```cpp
int32_t thm_batch_upload(thm_aligner* a, const uint8_t* bases, const uint64_t* offsets, uint64_t n_reads) {
  if (!a || !offsets || (!bases && n_reads && offsets[n_reads] > 0)) return THM_ERR_INVALID_ARG;
  HIPCHK(a, hipSetDevice(a->device));
  a->uploaded = a->ran = a->synced = false;
  a->reads_named = false;
  const int rc = batch_length_classes(a, offsets, n_reads);
  if (rc != THM_OK) return rc;
  HIPCHK(a, a->r_bases.ensure(a->n_bases + 64));
  HIPCHK(a, a->r_offsets.ensure((n_reads + 1) * 8));
  if (a->n_bases) HIPCHK(a, hipMemcpyAsync(a->r_bases.p, bases, a->n_bases, hipMemcpyHostToDevice, a->stream));
  HIPCHK(a, hipMemcpyAsync(a->r_offsets.p, offsets, (n_reads + 1) * 8, hipMemcpyHostToDevice, a->stream));
  HIPCHK(a, hipStreamSynchronize(a->stream));
  a->uploaded = true;
  return THM_OK;
}

int32_t thm_batch_run(thm_aligner* a) {
  if (!a) return THM_ERR_INVALID_ARG;
  if (!a->uploaded) return fail(a, THM_ERR_INVALID_ARG, "thm_batch_run before thm_batch_upload");
  HIPCHK(a, hipSetDevice(a->device));
  a->ran = false;
  a->synced = false;
  int rc = enqueue_run(a);
  if (rc == THM_OK) a->ran = true;
  return rc;
}

int32_t thm_batch_sync(thm_aligner* a) {
  if (!a) return THM_ERR_INVALID_ARG;
  if (!a->ran) return fail(a, THM_ERR_INVALID_ARG, "thm_batch_sync before thm_batch_run");
  if (a->synced) return THM_OK;
  HIPCHK(a, hipSetDevice(a->device));
  for (int attempt = 0; attempt < 6; attempt++) {
    RunStatus st;
    int rc = read_status(a, &st);
    if (rc != THM_OK) return rc;
    if (!st.fault_seed && (st.fault_ext & 2)) return fail(a, THM_ERR_INTERNAL, "extend kernel reported an internal inconsistency (fault word 0x%x)", st.fault_ext);
    const bool grow = st.fault_seed || (st.fault_ext & 1);
    if (!grow) {
      float ms = 0;
      for (int k = 0; k < 4; k++) {
        if (hipEventElapsedTime(&ms, a->ev[k], a->ev[k + 1]) == hipSuccess) a->timings[k] = ms;
      }
      if (hipEventElapsedTime(&ms, a->ev[0], a->ev[4]) == hipSuccess) a->timings[THM_T_TOTAL] = ms;
      a->synced = true;
      return THM_OK;
    }
    if (st.fault_seed) a->smem_cap = std::max<uint64_t>(a->smem_cap * 2, st.smem_used + 1024);
    if (st.total_hits > a->cand_cap) a->cand_cap = st.total_hits + st.total_hits / 8 + 1024;
    if (st.ops_used > a->cand_ops_cap) a->cand_ops_cap = st.ops_used + st.ops_used / 2 + 65536;
    if (a->cand_cap * sizeof(Cand) > (160ull << 30))
      return fail(a, THM_ERR_OOM, "batch has %llu seed hits: candidate pool would exceed 160 GiB", st.total_hits);
    HIPCHK(a, hipMemcpyAsync(a->d_counters.p, a->d_counters.as<uint8_t>() + THM_N_COUNTERS * 8, THM_N_COUNTERS * 8,
                             hipMemcpyDeviceToDevice, a->stream));
    a->n_replays++;
    rc = enqueue_run(a);
    if (rc != THM_OK) return rc;
  }
  return fail(a, THM_ERR_INTERNAL, "pools kept overflowing after 6 attempts");
}

int32_t thm_batch_fetch(thm_aligner* a, thm_batch_view* out) {
  if (!a || !out) return THM_ERR_INVALID_ARG;
  memset(out, 0, sizeof(*out));
  int rc = thm_batch_sync(a);
  if (rc != THM_OK) return rc;
  const uint64_t n = a->n_reads;
// ... 97 lines not shown
```

Baseline: 90.17 million.

## Add seed-stage fast finish for exact and single-substitution unique reads

Adds a finish kernel that runs after seeding. It fully resolves reads whose seeds show an exact unique full-length match, or a single substitution between two unique adjacent SMEMs, and emits their candidate directly. Those reads are marked so the extend stage and SWG skip them. Their ops point into a precomputed match/substitution run buffer through ops_off offsets instead of being written per read. The cost is an extra kernel launch, extra host-side tables and branching, and a correctness risk in matching extend semantics for exon and gene classification.

```diff
diff --git a/thermite_amd/capi.py b/thermite_amd/capi.py
--- a/thermite_amd/capi.py
+++ b/thermite_amd/capi.py
@@ -318,6 +318,12 @@
     if hasattr(L, "thm_debug_set_pool_caps"):
         L.thm_debug_set_pool_caps.restype = i32
         L.thm_debug_set_pool_caps.argtypes = [vp, u64, u64, u64, vp]
+    if hasattr(L, "thm_debug_host_table"):
+        L.thm_debug_host_table.restype = i32
+        L.thm_debug_host_table.argtypes = [vp, i32, vp, u64, vp]
+    if hasattr(L, "thm_debug_smem_finish_stats"):
+        L.thm_debug_smem_finish_stats.restype = i32
+        L.thm_debug_smem_finish_stats.argtypes = [vp, vp]
     if hasattr(L, "thm_debug_set_flags"):
         L.thm_debug_set_flags.restype = i32
         L.thm_debug_set_flags.argtypes = [vp, C.c_uint32]
@@ -520,6 +526,18 @@
             raise ThermiteError(ERR_INTERNAL, "thm_debug_host_lut")
         return out
 
+    HOST_TABLES = ("ref_bin", "ref_recs", "exon_grid_off", "exon_grid", "gene_grid_off", "gene_grid")
+
+    def debug_host_table(self, name):
+        which = self.HOST_TABLES.index(name)
+        n = C.c_uint64()
+        if lib().thm_debug_host_table(self.h, which, None, 0, C.byref(n)) != 0:
+            raise ThermiteError(ERR_INTERNAL, "thm_debug_host_table")
+        out = np.zeros(n.value, np.uint8)
+        if lib().thm_debug_host_table(self.h, which, _ptr(out), out.nbytes, C.byref(n)) != 0:
+            raise ThermiteError(ERR_INTERNAL, "thm_debug_host_table")
+        return out
+
     def idx_to_ref(self, idx):
         off = C.c_uint64()
         r = lib().thm_index_idx_to_ref(self.h, idx, C.byref(off))
@@ -806,17 +824,25 @@
         self._chk(lib().thm_debug_set_pool_caps(self.h, smem_cap, cand_cap, ops_cap, C.byref(n)))
         return n.value
 
-    def debug_set_flags(self, tpr=None, rounds=0, seed_infer=None, seed_stats=None, seed_direct=None):
+    def debug_set_flags(self, tpr=None, rounds=0, seed_infer=None, seed_stats=None, seed_direct=None, finish_exact=None,
+                        finish_subst=None):
         word = (0 if tpr is None else (2 if tpr else 1)) | (int(rounds) << 8)
         word |= 0 if seed_infer is None else (16 if seed_infer else 4)
         word |= 0 if seed_stats is None else (8 if seed_stats else 32)
         word |= 0 if seed_direct is None else (128 if seed_direct else 64)
+        word |= 0 if finish_exact is None else (0x2000 if finish_exact else 0x1000)
+        word |= 0 if finish_subst is None else (0x8000 if finish_subst else 0x4000)
         self._chk(lib().thm_debug_set_flags(self.h, word))
 
     def debug_seed_stats(self):
         out = np.zeros(2, "<u8")
         self._chk(lib().thm_debug_seed_stats(self.h, _ptr(out)))
         return int(out[0]), int(out[1])
+
+    def debug_smem_finish_stats(self):
+        out = np.zeros(4, "<u8")
+        self._chk(lib().thm_debug_smem_finish_stats(self.h, _ptr(out)))
+        return tuple(int(x) for x in out)
 
     def debug_seed_direct_stats(self):
         out = np.zeros(4, "<u8")
diff --git a/thermite_amd/csrc/aligner.hip b/thermite_amd/csrc/aligner.hip
--- a/thermite_amd/csrc/aligner.hip
+++ b/thermite_amd/csrc/aligner.hip
@@ -241,7 +241,7 @@
   if (a->stream3) (void)hipStreamSynchronize(a->stream3);
   if (a->stream4) (void)hipStreamSynchronize(a->stream4);
   DBuf* all[] = {&a->d_counters, &a->d_ctl, &a->b0, &a->b1, &a->b2, &a->b3, &a->b4,
-                 &a->b5, &a->b6, &a->b7, &a->b8, &a->r_bases, &a->r_offsets, &a->r_san, &a->s_ms_end, &a->s_ms_lo, &a->s_ms_hi, &a->s_work_reads, &a->s_work_long, &a->s_work_cells, &a->s_fill_keys, &a->s_fill_perm, &a->s_fill_hist, &a->s_sel_scratch, &a->s_heavy, &a->s_slow, &a->s_team, &a->r_status, &a->e_slow, &a->e_recs, &a->e_wcnt, &a->t_memos, &a->t_recs, &a->t_dpops, &a->t_qlist, &a->t_act[0], &a->t_act[1], &a->t_ctl, &a->t_bail, &a->t_queue2, &a->t_trace, &a->t_ttrace, &a->t_hdr, &a->t_sums, &a->s_smems, &a->s_off, &a->s_cnt,
+                 &a->b5, &a->b6, &a->b7, &a->b8, &a->r_bases, &a->r_offsets, &a->r_san, &a->s_ms_end, &a->s_ms_lo, &a->s_ms_hi, &a->s_work_reads, &a->s_work_long, &a->s_work_cells, &a->s_fill_keys, &a->s_fill_perm, &a->s_fill_hist, &a->s_sel_scratch, &a->s_heavy, &a->s_slow, &a->s_team, &a->r_status, &a->e_slow, &a->e_recs, &a->e_wcnt, &a->e_finstats, &a->t_memos, &a->t_recs, &a->t_dpops, &a->t_qlist, &a->t_act[0], &a->t_act[1], &a->t_ctl, &a->t_bail, &a->t_queue2, &a->t_trace, &a->t_ttrace, &a->t_hdr, &a->t_sums, &a->s_smems, &a->s_off, &a->s_cnt,
                  &a->s_hits, &a->s_cand_off, &a->scan_tmp, &a->e_cands, &a->e_heavy, &a->e_rel, &a->e_order, &a->e_ops, &a->e_nalns,
                  &a->e_opbytes, &a->e_aln_off, &a->e_ops_off, &a->e_trace, &a->o_alns, &a->o_ops, &a->o_mems,
                  &a->sh_bases, &a->sh_san, &a->sh_off, &a->sh_hits, &a->sh_read, &a->sh_bw, &a->sh_xd, &a->sh_list, &a->sh_out,
@@ -584,6 +584,22 @@
   if (flags & 32u) a->dbg_seed_stats = false;
   if (flags & 64u) a->dbg_seed_nodirect = true;
   if (flags & 128u) a->dbg_seed_nodirect = false;
+  if (flags & 0x1000u) a->fin_classes &= ~1u;
+  if (flags & 0x2000u) a->fin_classes |= 1u;
+  if (flags & 0x4000u) a->fin_classes &= ~2u;
+  if (flags & 0x8000u) a->fin_classes |= 2u;
+  return THM_OK;
+}
+int32_t thm_debug_smem_finish_stats(thm_aligner* a, uint64_t stats[4]) {
+  if (!a || !stats) return THM_ERR_INVALID_ARG;
+  stats[0] = stats[1] = stats[2] = stats[3] = 0;
+  if (!a->fin_blocks || !a->e_finstats.p) return THM_OK;
+  HIPCHK(a, hipSetDevice(a->device));
+  HIPCHK(a, hipStreamSynchronize(a->stream));
+  std::vector<unsigned long long> rows((size_t)a->fin_blocks * 4);
+  HIPCHK(a, hipMemcpy(rows.data(), a->e_finstats.p, rows.size() * 8, hipMemcpyDeviceToHost));
+  for (size_t b = 0; b < a->fin_blocks; b++)
+    for (int k = 0; k < 4; k++) stats[k] += rows[b * 4 + k];
   return THM_OK;
 }
 int32_t thm_debug_seed_stats(thm_aligner* a, uint64_t stats[2]) {
diff --git a/thermite_amd/csrc/aligner_internal.h b/thermite_amd/csrc/aligner_internal.h
--- a/thermite_amd/csrc/aligner_internal.h
+++ b/thermite_amd/csrc/aligner_internal.h
@@ -141,6 +141,12 @@
   uint32_t dbg_band_clip = 0;
   bool dbg_seed_noinfer = false, dbg_seed_stats = false;
   bool dbg_seed_nodirect = false;
+  uint32_t fin_classes = 3;
+  const void* ops_run_ptr = nullptr;
+  size_t ops_run_cap = 0;
+  uint32_t ops_run_half = 0;
+  uint32_t fin_run_classes = 0, fin_blocks = 0;
+  DBuf e_finstats;
   uint32_t n_replays = 0;
   bool ran = false, synced = false;
   hipEvent_t ev[6] = {nullptr, nullptr, nullptr, nullptr, nullptr, nullptr};
diff --git a/thermite_amd/csrc/index.cpp b/thermite_amd/csrc/index.cpp
--- a/thermite_amd/csrc/index.cpp
+++ b/thermite_amd/csrc/index.cpp
@@ -600,6 +600,30 @@
   return THM_OK;
 }
 
+int32_t thm_debug_host_table(const thm_index* ix, int32_t which, void* out, uint64_t cap, uint64_t* bytes) {
+  if (!ix || !bytes) return THM_ERR_INVALID_ARG;
+  const void* src = nullptr;
+  uint64_t have = 0;
+  auto pick = [&](const auto& v) {
+    src = v.data();
+    have = (uint64_t)v.size() * sizeof(v[0]);
+  };
+  switch (which) {
+    case 0: pick(ix->ref_bin); break;
+    case 1: ix->wide ? pick(ix->ref_recs64) : pick(ix->ref_recs); break;
+    case 2: pick(ix->exon_grid_off); break;
+    case 3: ix->wide ? pick(ix->exon_grid64) : pick(ix->exon_grid); break;
+    case 4: pick(ix->gene_grid_off); break;
+    case 5: ix->wide ? pick(ix->gene_grid64) : pick(ix->gene_grid); break;
+    default: return THM_ERR_INVALID_ARG;
+  }
+  *bytes = have;
+  if (!out) return THM_OK;
+  if (cap < have) return THM_ERR_INVALID_ARG;
+  if (have) memcpy(out, src, have);
+  return THM_OK;
+}
+
 uint64_t thm_index_text_len(const thm_index* ix) { return ix ? ix->n : 0; }
 const uint32_t* thm_index_suffix_array(const thm_index* ix) { return (ix && !ix->wide) ? ix->sa.data() : nullptr; }
 
diff --git a/thermite_amd/csrc/kernels_finish.hip b/thermite_amd/csrc/kernels_finish.hip
--- /dev/null
+++ b/thermite_amd/csrc/kernels_finish.hip
@@ -0,0 +1,138 @@
+#include <hip/hip_runtime.h>
+
+#include "launch.h"
+#include "smem_finish.h"
+
+namespace thm {
+namespace dev {
+
+constexpr int FIN_SLOTS = THM_N_COUNTERS + 4;
+
+template <class C>
+__global__ __launch_bounds__(256) void smem_finish_kernel(FinishParamsT<C> p) {
+  __shared__ unsigned long long part[FIN_SLOTS];
+  if (*p.fault_seed != 0) {
+    if (threadIdx.x < 4) p.stats[(size_t)blockIdx.x * 4 + threadIdx.x] = 0;
+    return;
+  }
+  if (threadIdx.x < FIN_SLOTS) part[threadIdx.x] = 0;
+  __syncthreads();
+  fin::Tables<C> tb;
+  tb.ref_bin = p.ix.ref_bin;
+  tb.ref_recs = p.ix.ref_recs;
+  tb.n_refs = p.ix.n_refs;
+  tb.exon_grid_off = p.ix.exon_grid_off;
+  tb.exon_grid = p.ix.exon_grid;
+  tb.gene_grid_off = p.ix.gene_grid_off;
+  tb.gene_grid = p.ix.gene_grid;
+  unsigned k_reads = 0, k_alns = 0, k_type[3] = {0, 0, 0}, k_calls = 0, k_opb = 0, k_win = 0, k_st[4] = {0, 0, 0, 0};
+  const uint64_t n = p.reads.n_reads, step = (uint64_t)gridDim.x * 256;
+  for (uint64_t r = (uint64_t)blockIdx.x * 256 + threadIdx.x; r < n; r += step) {
+    const ReadRecT<C> rec = p.recs[r];
+    if (rec.len == 0 || rec.len > p.max_read_len) continue;
+    if (rec.cand_off + (uint64_t)rec.n_hits > p.cand_cap) continue;
+    const int L = (int)rec.len;
+    const uint64_t occ0 = (uint64_t)(rec.hi0 - rec.lo0);
+    fin::Outcome o;
+    o.what = fin::LEAVE;
+    o.shape = fin::SHAPE_NONE;
+    if ((p.classes & fin::CLASS_E) && fin::shape_exact(rec.smem_cnt, rec.n_hits, rec.qpos0, rec.len0, occ0, rec.len)) {
+      o = fin::finish_exact<C>(tb, rec.sa0, L, fin::setup(p.opts, L, p.max_bw, (int)p.cpl), p.run_half);
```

+--

_Aim of the task_.
Of all the lines above, count the ones that include the string "blockIdx" and give the number alone.

_Finished exercise_.
2